On Mon, Jun 10, 2024 at 6:22 PM James Houghton <jthoughton@xxxxxxxxxx> wrote:
>
> Secondary MMUs are currently consulted for access/age information at
> eviction time, but before then, we don't get accurate age information.
> That is, pages that are mostly accessed through a secondary MMU (like
> guest memory, used by KVM) will always just proceed down to the oldest
> generation, and then at eviction time, if KVM reports the page to be
> young, the page will be activated/promoted back to the youngest
> generation.
>
> The added feature bit (0x8), if disabled, will make MGLRU behave as if
> there are no secondary MMUs subscribed to MMU notifiers except at
> eviction time.
>
> Implement aging with the new mmu_notifier_test_clear_young_fast_only()
> notifier. For architectures that do not support this notifier, this
> becomes a no-op. For architectures that do implement it, it should be
> fast enough to make aging worth it.
>
> Suggested-by: Yu Zhao <yuzhao@xxxxxxxxxx>
> Signed-off-by: James Houghton <jthoughton@xxxxxxxxxx>
> ---
>
> Notes:
>     should_look_around() can sometimes use two notifiers now instead of one.
>
>     This simply comes from restricting myself from not changing
>     mmu_notifier_clear_young() to return more than just "young or not".
>
>     I could change mmu_notifier_clear_young() (and
>     mmu_notifier_test_young()) to return if it was fast or not.

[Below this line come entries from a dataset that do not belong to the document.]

diff --git a/epnet_amd/csrc/ball_query.hip b/epnet_amd/csrc/ball_query.hip
--- a/epnet_amd/csrc/ball_query.hip
+++ b/epnet_amd/csrc/ball_query.hip
@@ -371,15 +371,21 @@
     }
 }
 
-__device__ __forceinline__ void bq_emit_list(int lane, const int *hits, int cnt, int nsample, int *__restrict__ out) {
+__device__ __forceinline__ void bq_emit_list(int lane, int *hits, int cnt, int nsample, int *__restrict__ out, bool keep = false) {
     __builtin_amdgcn_wave_barrier();
     const int mine = lane < cnt ? hits[lane] : 0x7fffffff;
     int rank = 0;
     for (int j = 0; j < cnt; ++j) rank += __builtin_amdgcn_readlane(mine, j) < mine ? 1 : 0;
-    if (lane < cnt && rank < nsample) out[rank] = mine;
+    if (lane < cnt && rank < nsample) {
+        out[rank] = mine;
+        if (keep) hits[rank] = mine;
+    }
     int first = 0;
     if (cnt) first = __builtin_amdgcn_readlane(mine, (int)__builtin_ctzll(__ballot(lane < cnt && rank == 0)));
-    for (int l = cnt + lane; l < nsample; l += 64) out[l] = first;
+    for (int l = cnt + lane; l < nsample; l += 64) {
+        out[l] = first;
+        if (keep) hits[l] = first;
+    }
 }
 
 template <int RM>
@@ -415,7 +421,7 @@
 __device__ __forceinline__ void bq_bitmap_search(int lane, int np, float r2, int nsample, float cx, float cy, float cz,
                                                  const float4 *__restrict__ sorted, const float *__restrict__ boxes,
                                                  const float *__restrict__ qboxes, int *__restrict__ out, unsigned *bits,
-                                                 int *quads) {
+                                                 int *quads, int *row = nullptr) {
 #pragma unroll
     for (int w = 0; w < DPL; ++w) bits[lane * DPL + w] = 0u;
     __builtin_amdgcn_wave_barrier();
@@ -440,7 +446,10 @@
             while (ww && pos < nsample) {
                 const int bit = (int)__builtin_ctz(ww);
                 ww &= ww - 1u;
-                out[pos++] = (lane * DPL + i) * 32 + bit;
+                const int k = (lane * DPL + i) * 32 + bit;
+                out[pos] = k;
+                if (row) row[pos] = k;
+                ++pos;
             }
             if (pos >= nsample) break;
         }
@@ -448,7 +457,10 @@
     const unsigned long long have = __ballot(bc > 0);
     int first = 0;
     if (have) first = __builtin_amdgcn_readlane(mine_first, (int)__builtin_ctzll(have));
-    for (int l = total + lane; l < nsample; l += 64) out[l] = first;
+    for (int l = total + lane; l < nsample; l += 64) {
+        out[l] = first;
+        if (row) row[l] = first;
+    }
 }
 
 template <int K>
@@ -456,9 +468,49 @@
     float r2[K];
     int nsample[K];
     int *idx[K];
+    const float *xyz;
+    int n;
+    float *out[K];
+    size_t ostride[K];
 };
 
-template <int DPL, int K>
+template <int E, int K, typename RowOf>
+__device__ __forceinline__ void bq_emit_xyz(int lane, const BqScales<K> &sc, int bs, int m, int ne, const int (&ci)[E],
+                                            const float (&c)[E][3], RowOf &&row_of) {
+    __builtin_amdgcn_wave_barrier();
+    int base = 0, j = -1, ns = 0, cidx = 0;
+    float cx = 0.f, cy = 0.f, cz = 0.f;
+    const int *row = nullptr;
+    float *dst = nullptr;
+    size_t ostride = 0;
+#pragma unroll
+    for (int e = 0; e < E; ++e)
+#pragma unroll
+        for (int k = 0; k < K; ++k) {
+            const int nq = e < ne ? sc.nsample[k] >> 2 : 0;
+            if (lane >= base && lane < base + nq) {
+                j = lane - base;
+                ns = sc.nsample[k];
+                cidx = ci[e];
+                cx = c[e][0]; cy = c[e][1]; cz = c[e][2];
+                row = row_of(e, k);
+                dst = sc.out[k];
+                ostride = sc.ostride[k];
+            }
+            base += nq;
+        }
+    if (j < 0) return;
+    const int4 id = *reinterpret_cast<const int4 *>(row + 4 * j);
+    const float *pts = sc.xyz + (size_t)bs * sc.n * 3;
+    const float *p0 = pts + (size_t)id.x * 3, *p1 = pts + (size_t)id.y * 3, *p2 = pts + (size_t)id.z * 3, *p3 = pts + (size_t)id.w * 3;
+    const size_t p = (size_t)m * ns;
+    float *o = dst + (size_t)bs * ostride + (size_t)cidx * ns + 4 * j;
+    store_stream(o, p0[0] - cx, p1[0] - cx, p2[0] - cx, p3[0] - cx);
+    store_stream(o + p, p0[1] - cy, p1[1] - cy, p2[1] - cy, p3[1] - cy);
+    store_stream(o + 2 * p, p0[2] - cz, p1[2] - cz, p2[2] - cz, p3[2] - cz);
+}
+
+template <int DPL, int K, bool kXyz>
 __global__ __launch_bounds__(kQThreads) void bq_query_kernel(int np, int m, BqScales<K> sc,
                                                              const float *__restrict__ new_xyz,
                                                              const float4 *__restrict__ sorted,
@@ -467,7 +519,7 @@
                                                              const float4 *__restrict__ order, int npc) {
     __shared__ unsigned s_bits[kQThreads / 64][64 * DPL];
     __shared__ int s_quads[kQThreads / 64][64];
-    __shared__ int s_hits[kQThreads / 64][K][64];
+    __shared__ __attribute__((aligned(16))) int s_hits[kQThreads / 64][K][64];
     const int lane = threadIdx.x & 63, wave = threadIdx.x >> 6;
     int wg_x, bs;
     xcd_scene_map(wg_x, bs);
@@ -508,14 +560,19 @@
     for (int k = 0; k < K; ++k) {
         int *out = sc.idx[k] + ((size_t)bs * m + ci) * sc.nsample[k];
         if (cnt[k] <= 64)
-            bq_emit_list(lane, s_hits[wave][k], cnt[k], sc.nsample[k], out);
+            bq_emit_list(lane, s_hits[wave][k], cnt[k], sc.nsample[k], out, kXyz);
         else
             bq_bitmap_search<DPL>(lane, np, sc.r2[k], sc.nsample[k], cx, cy, cz, sorted, boxes, qboxes, out, s_bits[wave],
-                                  s_quads[wave]);
-    }
-}
-
-template <int DPL, int K, bool kStream>
+                                  s_quads[wave], kXyz ? s_hits[wave][k] : nullptr);
+    }
+    if constexpr (kXyz) {
+        const int cis[1] = {ci};
+        const float cs[1][3] = {{cx, cy, cz}};
+        bq_emit_xyz<1, K>(lane, sc, bs, m, 1, cis, cs, [&](int, int k) { return s_hits[wave][k]; });
+    }
+}
+
+template <int DPL, int K, bool kStream, bool kXyz>
 __global__ __launch_bounds__(kQThreads) void bq_query2_kernel(int np, int m, BqScales<K> sc,
                                                               const float *__restrict__ new_xyz,
                                                               const float4 *__restrict__ sorted,
@@ -524,7 +581,7 @@
                                                               const float4 *__restrict__ order, int npc) {
     constexpr int CAP = kStream ? (K == 1 ? 512 : 256) : 64, kStepAppends = 128;
     constexpr int kBitWords = kStream ? 0 : 64 * DPL;
-    __shared__ unsigned s_pool[kQThreads / 64][kBitWords + 2 * K * CAP];
+    __shared__ __attribute__((aligned(16))) unsigned s_pool[kQThreads / 64][kBitWords + 2 * K * CAP];
     __shared__ int s_quads[kQThreads / 64][2][64];
     const int lane = threadIdx.x & 63, wave = threadIdx.x >> 6;
     int wg_x, bs;
@@ -677,19 +734,24 @@
                     st_sel = true;
 #endif
                 }
-                bq_emit_list(lane, hits, cnt[e][k], sc.nsample[k], out);
+                bq_emit_list(lane, hits, cnt[e][k], sc.nsample[k], out, kXyz);
             } else {
                 if (cnt[e][k] <= 64) {
-                    bq_emit_list(lane, hits, cnt[e][k], sc.nsample[k], out);
+                    bq_emit_list(lane, hits, cnt[e][k], sc.nsample[k], out, kXyz);
                 } else {
 #ifdef EPNET_BQ_STATS
                     st_again = true;
 #endif
                     bq_bitmap_search<DPL>(lane, np, sc.r2[k], sc.nsample[k], cx, cy, cz, sorted, boxes, qboxes, out, s_pool[wave],
-                                          s_quads[wave][0]);
+                                          s_quads[wave][0], kXyz ? hits : nullptr);
                 }
             }
         }
+    }
+    if constexpr (kXyz) {
+        const int cis[2] = {out0, out1};
+        const float cs[2][3] = {{ax, ay, az}, {bx_, by_, bz_}};
+        bq_emit_xyz<2, K>(lane, sc, bs, m, two ? 2 : 1, cis, cs, [&](int e, int k) { return hits_of + (e * K + k) * CAP; });
     }
 #ifdef EPNET_BQ_STATS
     {
@@ -748,7 +810,7 @@
 
 template <int K>
 static int bq_query_launch(int b, int np, int m, const BqScales<K> &sc, const float *new_xyz, const float4 *sorted,
-                           hipStream_t s, const float4 *order = nullptr, int npc = 0) {
+                           hipStream_t s, const float4 *order = nullptr, int npc = 0, bool xyz = false) {
     const float *boxes = (const float *)(sorted + (size_t)b * np);
     const float *qboxes = boxes + (size_t)b * (np / 64) * 6;
     const char *pair_str = getenv("EPNET_BQ_PAIR");
@@ -761,14 +823,21 @@
         bool stream = np > 16384;
         if (const char *e = getenv("EPNET_BQ_STREAM")) stream = atoi(e) != 0;
         for (int k = 0; k < K; ++k) stream = stream && sc.nsample[k] <= 64;
-#define EPNET_BQ2(D_)                                                                                                                   \
+#define EPNET_BQ2X(D_, S_)                                                                                                              \
     do {                                                                                                                                \
-        if (stream)                                                                                                                     \
-            hipLaunchKernelGGL((bq_query2_kernel<D_, K, true>), grid, dim3(kQThreads), pad, s, np, m, sc, new_xyz, sorted, boxes, qboxes, \
-                               order, npc);                                                                                             \
+        if (xyz)                                                                                                                        \
+            hipLaunchKernelGGL((bq_query2_kernel<D_, K, S_, true>), grid, dim3(kQThreads), pad, s, np, m, sc, new_xyz, sorted, boxes,    \
+                               qboxes, order, npc);                                                                                     \
         else                                                                                                                            \
-            hipLaunchKernelGGL((bq_query2_kernel<D_, K, false>), grid, dim3(kQThreads), pad, s, np, m, sc, new_xyz, sorted, boxes,       \
+            hipLaunchKernelGGL((bq_query2_kernel<D_, K, S_, false>), grid, dim3(kQThreads), pad, s, np, m, sc, new_xyz, sorted, boxes,   \
                                qboxes, order, npc);                                                                                     \
+    } while (0)
+#define EPNET_BQ2(D_)          \
+    do {                       \
+        if (stream)            \
+            EPNET_BQ2X(D_, true);  \
+        else                   \
+            EPNET_BQ2X(D_, false); \
     } while (0)
         switch (np / 2048) {
             case 1: EPNET_BQ2(1); break;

At that
>     point, I could just as well combine all the notifiers into one notifier,
>     like what was in v2 and v3.
>
>  Documentation/admin-guide/mm/multigen_lru.rst |   6 +-
>  include/linux/mmzone.h                        |   6 +-
>  mm/rmap.c                                     |   9 +-
>  mm/vmscan.c                                   | 185 ++++++++++++++----
>  4 files changed, 164 insertions(+), 42 deletions(-)

...

>  static bool walk_pte_range(pmd_t *pmd, unsigned long start, unsigned long end,
>                            struct mm_walk *args)
>  {
> @@ -3357,8 +3416,9 @@ static bool walk_pte_range(pmd_t *pmd, unsigned long start, unsigned long end,
>         struct pglist_data *pgdat = lruvec_pgdat(walk->lruvec);
>         DEFINE_MAX_SEQ(walk->lruvec);
>         int old_gen, new_gen = lru_gen_from_seq(max_seq);
> +       struct mm_struct *mm = args->mm;
>
> -       pte = pte_offset_map_nolock(args->mm, pmd, start & PMD_MASK, &ptl);
> +       pte = pte_offset_map_nolock(mm, pmd, start & PMD_MASK, &ptl);
>         if (!pte)
>                 return false;
>         if (!spin_trylock(ptl)) {
> @@ -3376,11 +3436,12 @@ static bool walk_pte_range(pmd_t *pmd, unsigned long start, unsigned long end,
>                 total++;
>                 walk->mm_stats[MM_LEAF_TOTAL]++;
>
> -               pfn = get_pte_pfn(ptent, args->vma, addr);
> +               pfn = get_pte_pfn(ptent, args->vma, addr, pgdat);
>                 if (pfn == -1)
>                         continue;
>
> -               if (!pte_young(ptent)) {
> +               if (!pte_young(ptent) &&
> +                   !lru_gen_notifier_test_young(mm, addr)) {
>                         walk->mm_stats[MM_LEAF_OLD]++;
>                         continue;
>                 }
> @@ -3389,8 +3450,9 @@ static bool walk_pte_range(pmd_t *pmd, unsigned long start, unsigned long end,
>                 if (!folio)
>                         continue;
>
> -               if (!ptep_test_and_clear_young(args->vma, addr, pte + i))
> -                       VM_WARN_ON_ONCE(true);
> +               lru_gen_notifier_clear_young(mm, addr, addr + PAGE_SIZE);
> +               if (pte_young(ptent))
> +                       ptep_test_and_clear_young(args->vma, addr, pte + i);
>
>                 young++;
>                 walk->mm_stats[MM_LEAF_YOUNG]++;

There are two ways to structure the test conditions in walk_pte_range():
1. a single pass into the MMU notifier (combine test/clear) which
causes a cache miss from get_pfn_page() if the page is NOT young.
2. two passes into the MMU notifier (separate test/clear) if the page
is young, which does NOT cause a cache miss if the page is NOT young.

v2 can batch up to 64 PTEs, i.e., it only goes into the MMU notifier
twice every 64 PTEs, and therefore the second option is a clear win.

But you are doing twice per PTE. So what's the rationale behind going
with the second option? Was the first option considered?

In addition, what about the non-lockless cases? Would this change make
them worse by grabbing the MMU lock twice per PTE?